### Exercise brief
For the data below, restate word for word only the lines from the line containing "# ... 615 lines not shown" through the line containing "return keys[:n.value].copy(), counts[:n.value].copy()", both ends included.

### The data
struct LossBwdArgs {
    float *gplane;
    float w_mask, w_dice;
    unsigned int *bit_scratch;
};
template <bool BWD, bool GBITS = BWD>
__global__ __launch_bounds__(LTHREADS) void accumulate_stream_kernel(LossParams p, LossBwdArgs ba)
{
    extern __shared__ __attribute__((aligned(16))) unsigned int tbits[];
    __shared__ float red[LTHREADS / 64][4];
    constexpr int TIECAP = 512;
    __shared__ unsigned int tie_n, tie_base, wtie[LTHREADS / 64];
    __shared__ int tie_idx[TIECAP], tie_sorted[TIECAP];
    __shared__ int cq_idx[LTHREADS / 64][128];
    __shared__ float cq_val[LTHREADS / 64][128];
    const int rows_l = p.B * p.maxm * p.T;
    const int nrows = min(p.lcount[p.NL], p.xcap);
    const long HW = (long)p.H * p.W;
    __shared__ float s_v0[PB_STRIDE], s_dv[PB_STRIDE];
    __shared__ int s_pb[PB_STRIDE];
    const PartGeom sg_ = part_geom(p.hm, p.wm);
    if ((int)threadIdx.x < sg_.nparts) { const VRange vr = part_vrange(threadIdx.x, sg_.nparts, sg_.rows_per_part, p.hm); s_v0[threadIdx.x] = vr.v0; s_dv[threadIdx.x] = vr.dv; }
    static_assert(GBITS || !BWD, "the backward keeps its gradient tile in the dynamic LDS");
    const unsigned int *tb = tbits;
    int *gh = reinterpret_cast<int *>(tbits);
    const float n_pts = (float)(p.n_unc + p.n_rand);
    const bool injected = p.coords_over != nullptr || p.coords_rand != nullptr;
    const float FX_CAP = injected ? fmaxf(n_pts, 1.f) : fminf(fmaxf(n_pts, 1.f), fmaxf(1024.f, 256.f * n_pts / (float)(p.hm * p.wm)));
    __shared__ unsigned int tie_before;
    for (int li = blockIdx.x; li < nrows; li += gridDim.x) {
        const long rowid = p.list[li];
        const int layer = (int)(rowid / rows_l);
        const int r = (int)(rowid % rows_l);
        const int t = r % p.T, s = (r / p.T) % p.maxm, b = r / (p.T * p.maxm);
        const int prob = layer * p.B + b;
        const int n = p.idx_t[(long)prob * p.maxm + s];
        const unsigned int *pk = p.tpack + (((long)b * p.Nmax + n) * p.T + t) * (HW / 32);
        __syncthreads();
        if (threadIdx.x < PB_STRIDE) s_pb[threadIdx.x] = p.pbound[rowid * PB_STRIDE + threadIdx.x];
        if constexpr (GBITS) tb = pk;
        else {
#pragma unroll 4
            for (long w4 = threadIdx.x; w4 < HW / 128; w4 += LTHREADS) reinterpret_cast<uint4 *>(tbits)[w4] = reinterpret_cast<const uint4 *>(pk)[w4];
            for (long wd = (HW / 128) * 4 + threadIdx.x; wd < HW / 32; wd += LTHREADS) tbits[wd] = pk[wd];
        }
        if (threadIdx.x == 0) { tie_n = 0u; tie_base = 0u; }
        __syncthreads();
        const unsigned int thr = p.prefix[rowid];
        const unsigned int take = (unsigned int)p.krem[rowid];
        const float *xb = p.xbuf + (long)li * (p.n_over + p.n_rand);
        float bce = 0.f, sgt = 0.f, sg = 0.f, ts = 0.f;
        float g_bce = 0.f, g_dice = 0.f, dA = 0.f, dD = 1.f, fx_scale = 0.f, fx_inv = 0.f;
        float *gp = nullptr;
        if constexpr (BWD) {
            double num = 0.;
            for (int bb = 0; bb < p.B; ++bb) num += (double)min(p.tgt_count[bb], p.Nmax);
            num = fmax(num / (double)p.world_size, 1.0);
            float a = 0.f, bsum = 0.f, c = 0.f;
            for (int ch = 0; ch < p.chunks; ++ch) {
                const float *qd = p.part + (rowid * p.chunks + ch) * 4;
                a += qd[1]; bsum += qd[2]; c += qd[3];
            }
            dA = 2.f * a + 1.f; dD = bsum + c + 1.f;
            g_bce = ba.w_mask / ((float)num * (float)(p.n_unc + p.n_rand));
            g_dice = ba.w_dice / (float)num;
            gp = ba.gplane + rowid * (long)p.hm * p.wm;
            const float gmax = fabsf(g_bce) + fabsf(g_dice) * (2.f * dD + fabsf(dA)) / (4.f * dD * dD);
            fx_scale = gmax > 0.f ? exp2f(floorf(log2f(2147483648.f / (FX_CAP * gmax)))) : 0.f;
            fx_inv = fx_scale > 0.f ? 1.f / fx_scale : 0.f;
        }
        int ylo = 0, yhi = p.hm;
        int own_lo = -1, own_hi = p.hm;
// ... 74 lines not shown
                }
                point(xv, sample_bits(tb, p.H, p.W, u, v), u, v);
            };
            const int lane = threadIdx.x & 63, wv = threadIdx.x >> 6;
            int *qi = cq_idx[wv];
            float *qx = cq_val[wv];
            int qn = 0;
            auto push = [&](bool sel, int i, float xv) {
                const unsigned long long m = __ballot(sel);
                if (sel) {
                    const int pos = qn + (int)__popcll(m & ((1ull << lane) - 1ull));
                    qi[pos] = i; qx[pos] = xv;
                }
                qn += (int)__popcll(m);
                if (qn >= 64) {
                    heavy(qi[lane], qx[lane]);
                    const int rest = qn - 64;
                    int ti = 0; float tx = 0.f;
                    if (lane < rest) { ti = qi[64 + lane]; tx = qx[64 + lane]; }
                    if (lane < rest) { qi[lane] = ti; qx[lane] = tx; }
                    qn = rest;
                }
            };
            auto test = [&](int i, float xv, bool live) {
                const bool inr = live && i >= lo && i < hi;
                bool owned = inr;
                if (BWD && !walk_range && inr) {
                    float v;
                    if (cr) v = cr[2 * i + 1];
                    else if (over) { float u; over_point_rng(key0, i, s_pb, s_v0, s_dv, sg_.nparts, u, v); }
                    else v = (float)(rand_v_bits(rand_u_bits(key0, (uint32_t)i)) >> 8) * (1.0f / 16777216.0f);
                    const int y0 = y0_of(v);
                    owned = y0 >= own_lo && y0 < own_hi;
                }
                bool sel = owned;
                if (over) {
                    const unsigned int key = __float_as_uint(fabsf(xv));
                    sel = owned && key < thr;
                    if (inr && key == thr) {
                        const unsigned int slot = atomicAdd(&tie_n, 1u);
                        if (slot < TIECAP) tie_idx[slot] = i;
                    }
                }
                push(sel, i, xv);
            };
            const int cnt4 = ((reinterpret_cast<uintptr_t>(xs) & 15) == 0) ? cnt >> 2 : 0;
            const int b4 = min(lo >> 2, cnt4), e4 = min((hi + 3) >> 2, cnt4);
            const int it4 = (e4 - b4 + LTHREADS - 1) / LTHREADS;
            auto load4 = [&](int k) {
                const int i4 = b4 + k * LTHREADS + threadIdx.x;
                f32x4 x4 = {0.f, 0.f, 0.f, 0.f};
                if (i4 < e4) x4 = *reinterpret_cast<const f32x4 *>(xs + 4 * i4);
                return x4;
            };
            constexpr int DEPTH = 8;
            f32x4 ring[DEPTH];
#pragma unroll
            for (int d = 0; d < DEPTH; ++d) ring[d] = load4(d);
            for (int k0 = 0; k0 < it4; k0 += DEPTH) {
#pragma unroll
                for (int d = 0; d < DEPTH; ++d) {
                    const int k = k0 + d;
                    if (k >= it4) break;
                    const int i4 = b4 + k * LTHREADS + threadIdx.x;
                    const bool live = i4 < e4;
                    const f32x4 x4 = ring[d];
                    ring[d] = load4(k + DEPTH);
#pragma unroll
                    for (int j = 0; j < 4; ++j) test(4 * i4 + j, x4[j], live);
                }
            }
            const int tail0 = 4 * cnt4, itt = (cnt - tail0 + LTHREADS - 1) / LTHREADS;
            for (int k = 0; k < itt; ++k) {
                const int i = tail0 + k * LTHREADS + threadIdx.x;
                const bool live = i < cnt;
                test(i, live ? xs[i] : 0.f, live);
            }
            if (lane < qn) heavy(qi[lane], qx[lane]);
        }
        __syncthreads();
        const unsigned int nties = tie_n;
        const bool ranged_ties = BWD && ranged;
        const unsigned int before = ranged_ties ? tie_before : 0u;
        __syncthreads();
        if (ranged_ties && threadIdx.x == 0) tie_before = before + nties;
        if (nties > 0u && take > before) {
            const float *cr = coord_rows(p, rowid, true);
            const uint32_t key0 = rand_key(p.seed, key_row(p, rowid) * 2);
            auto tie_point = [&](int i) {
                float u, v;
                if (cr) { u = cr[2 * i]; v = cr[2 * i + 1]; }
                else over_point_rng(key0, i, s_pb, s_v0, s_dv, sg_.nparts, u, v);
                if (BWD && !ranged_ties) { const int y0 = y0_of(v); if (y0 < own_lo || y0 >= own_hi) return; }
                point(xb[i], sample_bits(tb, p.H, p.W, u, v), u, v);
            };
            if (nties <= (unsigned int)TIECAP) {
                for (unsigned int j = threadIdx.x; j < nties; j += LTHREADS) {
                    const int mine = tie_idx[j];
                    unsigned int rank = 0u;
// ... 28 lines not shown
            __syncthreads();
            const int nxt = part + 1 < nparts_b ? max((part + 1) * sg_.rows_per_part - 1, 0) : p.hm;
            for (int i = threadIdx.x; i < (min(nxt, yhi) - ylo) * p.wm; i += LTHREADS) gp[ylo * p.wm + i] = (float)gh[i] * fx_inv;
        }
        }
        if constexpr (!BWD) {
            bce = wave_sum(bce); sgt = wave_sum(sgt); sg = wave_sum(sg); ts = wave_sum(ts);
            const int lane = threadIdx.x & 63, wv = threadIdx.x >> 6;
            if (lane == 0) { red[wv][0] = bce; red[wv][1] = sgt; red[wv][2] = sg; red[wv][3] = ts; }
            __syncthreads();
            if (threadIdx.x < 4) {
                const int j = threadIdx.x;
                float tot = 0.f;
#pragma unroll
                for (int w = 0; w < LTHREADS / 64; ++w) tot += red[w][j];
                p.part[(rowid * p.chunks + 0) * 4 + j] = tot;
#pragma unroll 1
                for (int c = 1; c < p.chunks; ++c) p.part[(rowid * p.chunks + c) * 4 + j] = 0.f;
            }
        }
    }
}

---

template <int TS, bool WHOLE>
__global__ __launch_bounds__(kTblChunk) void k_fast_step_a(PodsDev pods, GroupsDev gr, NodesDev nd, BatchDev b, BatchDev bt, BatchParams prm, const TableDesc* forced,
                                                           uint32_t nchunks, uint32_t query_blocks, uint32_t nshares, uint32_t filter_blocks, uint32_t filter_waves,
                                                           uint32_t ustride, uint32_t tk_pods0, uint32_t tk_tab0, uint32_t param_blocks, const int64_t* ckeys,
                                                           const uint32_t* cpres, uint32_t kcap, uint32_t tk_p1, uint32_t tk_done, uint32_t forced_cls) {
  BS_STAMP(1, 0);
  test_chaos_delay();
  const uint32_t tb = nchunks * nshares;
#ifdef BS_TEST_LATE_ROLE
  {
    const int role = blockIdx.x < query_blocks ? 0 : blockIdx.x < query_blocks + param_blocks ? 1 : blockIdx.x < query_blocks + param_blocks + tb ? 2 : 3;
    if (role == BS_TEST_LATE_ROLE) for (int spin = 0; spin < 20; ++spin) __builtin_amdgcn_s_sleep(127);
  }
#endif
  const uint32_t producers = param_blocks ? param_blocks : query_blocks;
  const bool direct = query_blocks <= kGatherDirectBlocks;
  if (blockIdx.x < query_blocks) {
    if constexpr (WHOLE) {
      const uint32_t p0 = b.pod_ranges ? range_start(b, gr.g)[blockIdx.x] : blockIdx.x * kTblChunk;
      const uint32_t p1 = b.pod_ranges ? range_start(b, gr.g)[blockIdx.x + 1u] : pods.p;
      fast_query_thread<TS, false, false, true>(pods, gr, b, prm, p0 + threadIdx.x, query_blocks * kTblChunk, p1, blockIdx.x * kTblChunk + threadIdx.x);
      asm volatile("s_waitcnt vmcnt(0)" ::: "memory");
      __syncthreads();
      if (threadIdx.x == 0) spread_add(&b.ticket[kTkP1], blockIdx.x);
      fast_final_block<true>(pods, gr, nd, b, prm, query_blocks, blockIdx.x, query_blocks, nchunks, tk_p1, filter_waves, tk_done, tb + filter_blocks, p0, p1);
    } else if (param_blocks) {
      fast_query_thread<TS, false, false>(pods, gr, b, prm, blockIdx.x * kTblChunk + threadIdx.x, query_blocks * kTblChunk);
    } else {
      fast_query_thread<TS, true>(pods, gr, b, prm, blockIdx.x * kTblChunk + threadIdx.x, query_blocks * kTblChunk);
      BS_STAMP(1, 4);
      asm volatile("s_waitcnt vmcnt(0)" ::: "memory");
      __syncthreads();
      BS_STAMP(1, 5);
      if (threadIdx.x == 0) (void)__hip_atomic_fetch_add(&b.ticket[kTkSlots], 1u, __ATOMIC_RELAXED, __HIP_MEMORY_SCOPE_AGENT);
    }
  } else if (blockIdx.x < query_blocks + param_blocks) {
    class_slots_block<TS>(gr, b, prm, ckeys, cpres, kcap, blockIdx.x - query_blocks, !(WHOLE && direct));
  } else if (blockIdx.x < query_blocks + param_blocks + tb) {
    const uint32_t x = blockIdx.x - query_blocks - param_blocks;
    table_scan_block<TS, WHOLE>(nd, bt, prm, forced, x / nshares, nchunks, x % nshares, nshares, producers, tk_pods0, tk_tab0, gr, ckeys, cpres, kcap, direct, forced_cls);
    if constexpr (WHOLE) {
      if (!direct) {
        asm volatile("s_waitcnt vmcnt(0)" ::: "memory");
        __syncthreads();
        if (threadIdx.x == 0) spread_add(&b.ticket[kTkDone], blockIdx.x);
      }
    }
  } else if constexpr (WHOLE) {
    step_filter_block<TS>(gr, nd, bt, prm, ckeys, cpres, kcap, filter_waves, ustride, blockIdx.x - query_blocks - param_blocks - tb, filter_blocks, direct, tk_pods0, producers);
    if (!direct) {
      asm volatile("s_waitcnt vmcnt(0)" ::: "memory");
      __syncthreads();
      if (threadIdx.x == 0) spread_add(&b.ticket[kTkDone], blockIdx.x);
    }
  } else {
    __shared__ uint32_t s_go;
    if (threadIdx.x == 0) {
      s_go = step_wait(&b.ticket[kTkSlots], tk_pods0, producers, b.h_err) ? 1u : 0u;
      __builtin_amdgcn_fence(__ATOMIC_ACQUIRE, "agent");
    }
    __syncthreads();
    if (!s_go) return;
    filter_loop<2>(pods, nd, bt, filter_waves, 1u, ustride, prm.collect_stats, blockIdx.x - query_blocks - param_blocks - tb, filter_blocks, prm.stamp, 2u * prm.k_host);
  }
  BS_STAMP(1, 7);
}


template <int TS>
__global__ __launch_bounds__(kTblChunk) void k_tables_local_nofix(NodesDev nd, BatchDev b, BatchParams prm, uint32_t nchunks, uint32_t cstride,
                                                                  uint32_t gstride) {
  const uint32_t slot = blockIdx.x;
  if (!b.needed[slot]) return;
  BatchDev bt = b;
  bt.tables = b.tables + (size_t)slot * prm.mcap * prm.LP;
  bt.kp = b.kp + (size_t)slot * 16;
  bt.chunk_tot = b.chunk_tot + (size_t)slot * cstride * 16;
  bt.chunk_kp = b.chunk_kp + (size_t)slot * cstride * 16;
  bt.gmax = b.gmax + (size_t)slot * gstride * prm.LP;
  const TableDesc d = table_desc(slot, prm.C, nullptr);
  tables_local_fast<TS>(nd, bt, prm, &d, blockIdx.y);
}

==

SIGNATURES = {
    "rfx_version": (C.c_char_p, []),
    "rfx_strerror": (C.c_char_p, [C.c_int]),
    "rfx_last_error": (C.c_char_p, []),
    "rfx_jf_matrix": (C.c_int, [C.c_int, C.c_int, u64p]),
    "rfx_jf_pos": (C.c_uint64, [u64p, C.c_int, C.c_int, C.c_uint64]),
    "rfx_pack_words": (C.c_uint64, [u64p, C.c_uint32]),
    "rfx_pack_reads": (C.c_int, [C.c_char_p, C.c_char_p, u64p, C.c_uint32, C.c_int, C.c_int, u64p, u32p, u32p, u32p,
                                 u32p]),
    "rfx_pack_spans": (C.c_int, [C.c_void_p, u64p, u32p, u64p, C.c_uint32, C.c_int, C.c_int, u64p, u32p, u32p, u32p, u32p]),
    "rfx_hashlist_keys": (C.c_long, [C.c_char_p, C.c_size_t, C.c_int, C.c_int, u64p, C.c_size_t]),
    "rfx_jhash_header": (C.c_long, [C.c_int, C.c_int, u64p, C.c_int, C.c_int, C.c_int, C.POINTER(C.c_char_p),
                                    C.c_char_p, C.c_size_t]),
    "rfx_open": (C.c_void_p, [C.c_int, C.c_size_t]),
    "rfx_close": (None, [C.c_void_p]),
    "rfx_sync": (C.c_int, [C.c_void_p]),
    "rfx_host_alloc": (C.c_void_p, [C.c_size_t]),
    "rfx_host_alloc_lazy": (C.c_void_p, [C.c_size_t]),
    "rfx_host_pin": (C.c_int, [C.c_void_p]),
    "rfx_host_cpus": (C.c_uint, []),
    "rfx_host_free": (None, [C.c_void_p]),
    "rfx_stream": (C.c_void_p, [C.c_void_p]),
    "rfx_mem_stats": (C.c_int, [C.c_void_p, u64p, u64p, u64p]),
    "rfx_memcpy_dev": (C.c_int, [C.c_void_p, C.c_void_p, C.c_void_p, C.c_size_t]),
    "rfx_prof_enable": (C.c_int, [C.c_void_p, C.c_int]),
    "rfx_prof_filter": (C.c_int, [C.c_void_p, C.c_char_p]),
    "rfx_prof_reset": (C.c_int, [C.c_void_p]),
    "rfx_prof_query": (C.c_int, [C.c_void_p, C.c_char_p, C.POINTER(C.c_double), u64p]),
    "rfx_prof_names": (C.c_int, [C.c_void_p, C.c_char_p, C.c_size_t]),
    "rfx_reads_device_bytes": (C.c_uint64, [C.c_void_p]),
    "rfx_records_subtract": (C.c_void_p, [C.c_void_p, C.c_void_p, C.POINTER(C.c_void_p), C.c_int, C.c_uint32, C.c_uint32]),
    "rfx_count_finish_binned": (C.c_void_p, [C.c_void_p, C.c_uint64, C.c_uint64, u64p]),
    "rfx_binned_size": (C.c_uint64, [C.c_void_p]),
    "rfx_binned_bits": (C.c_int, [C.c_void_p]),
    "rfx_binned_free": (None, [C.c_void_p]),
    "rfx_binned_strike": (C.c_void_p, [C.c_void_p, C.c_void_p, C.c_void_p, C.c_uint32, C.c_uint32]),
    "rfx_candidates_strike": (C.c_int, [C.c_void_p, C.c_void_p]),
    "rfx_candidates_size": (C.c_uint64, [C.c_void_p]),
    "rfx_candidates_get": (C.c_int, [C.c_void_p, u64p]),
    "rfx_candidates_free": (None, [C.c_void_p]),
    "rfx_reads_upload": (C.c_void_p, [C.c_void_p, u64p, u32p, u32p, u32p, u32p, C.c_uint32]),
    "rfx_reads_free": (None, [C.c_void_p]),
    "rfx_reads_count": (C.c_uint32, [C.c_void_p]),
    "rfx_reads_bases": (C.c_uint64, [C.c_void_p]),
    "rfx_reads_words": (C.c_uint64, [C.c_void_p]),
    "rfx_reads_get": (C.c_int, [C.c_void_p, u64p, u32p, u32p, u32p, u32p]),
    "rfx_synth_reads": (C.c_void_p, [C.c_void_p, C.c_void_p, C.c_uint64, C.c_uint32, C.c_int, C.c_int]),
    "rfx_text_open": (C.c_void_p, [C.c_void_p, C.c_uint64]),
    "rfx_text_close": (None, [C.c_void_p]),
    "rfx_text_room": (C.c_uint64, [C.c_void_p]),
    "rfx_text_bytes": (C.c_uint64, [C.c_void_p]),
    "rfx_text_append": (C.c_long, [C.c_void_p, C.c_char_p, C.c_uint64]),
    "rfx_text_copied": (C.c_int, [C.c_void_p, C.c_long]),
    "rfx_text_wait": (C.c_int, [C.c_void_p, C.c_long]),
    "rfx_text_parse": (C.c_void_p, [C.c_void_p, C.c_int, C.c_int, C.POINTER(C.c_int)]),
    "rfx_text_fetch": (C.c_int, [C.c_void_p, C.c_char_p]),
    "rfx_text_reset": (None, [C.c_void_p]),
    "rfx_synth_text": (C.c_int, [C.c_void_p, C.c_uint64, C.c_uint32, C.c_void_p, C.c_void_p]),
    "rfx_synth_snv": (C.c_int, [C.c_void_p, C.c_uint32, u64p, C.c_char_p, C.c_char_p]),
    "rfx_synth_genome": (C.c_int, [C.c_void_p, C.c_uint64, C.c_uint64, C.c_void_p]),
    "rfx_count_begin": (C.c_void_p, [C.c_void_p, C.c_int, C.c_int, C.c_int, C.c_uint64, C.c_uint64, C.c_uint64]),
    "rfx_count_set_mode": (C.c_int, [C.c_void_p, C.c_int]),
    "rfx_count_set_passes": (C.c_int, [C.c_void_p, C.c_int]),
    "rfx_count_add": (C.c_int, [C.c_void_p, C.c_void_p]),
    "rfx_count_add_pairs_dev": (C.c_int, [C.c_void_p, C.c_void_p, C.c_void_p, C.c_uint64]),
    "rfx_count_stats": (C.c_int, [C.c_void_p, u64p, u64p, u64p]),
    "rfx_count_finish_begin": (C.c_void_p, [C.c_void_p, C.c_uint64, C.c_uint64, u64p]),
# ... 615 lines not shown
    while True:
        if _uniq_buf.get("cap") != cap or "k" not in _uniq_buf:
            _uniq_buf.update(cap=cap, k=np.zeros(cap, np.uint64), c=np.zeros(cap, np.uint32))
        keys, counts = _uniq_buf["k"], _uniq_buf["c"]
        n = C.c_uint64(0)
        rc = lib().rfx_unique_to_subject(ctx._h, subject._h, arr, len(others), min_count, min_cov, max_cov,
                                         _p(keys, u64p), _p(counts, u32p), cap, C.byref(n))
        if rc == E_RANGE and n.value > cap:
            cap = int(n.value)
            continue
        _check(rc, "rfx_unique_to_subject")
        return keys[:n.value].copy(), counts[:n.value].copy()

### Written solution
# ... 615 lines not shown
    while True:
        if _uniq_buf.get("cap") != cap or "k" not in _uniq_buf:
            _uniq_buf.update(cap=cap, k=np.zeros(cap, np.uint64), c=np.zeros(cap, np.uint32))
        keys, counts = _uniq_buf["k"], _uniq_buf["c"]
        n = C.c_uint64(0)
        rc = lib().rfx_unique_to_subject(ctx._h, subject._h, arr, len(others), min_count, min_cov, max_cov,
                                         _p(keys, u64p), _p(counts, u32p), cap, C.byref(n))
        if rc == E_RANGE and n.value > cap:
            cap = int(n.value)
            continue
        _check(rc, "rfx_unique_to_subject")
        return keys[:n.value].copy(), counts[:n.value].copy()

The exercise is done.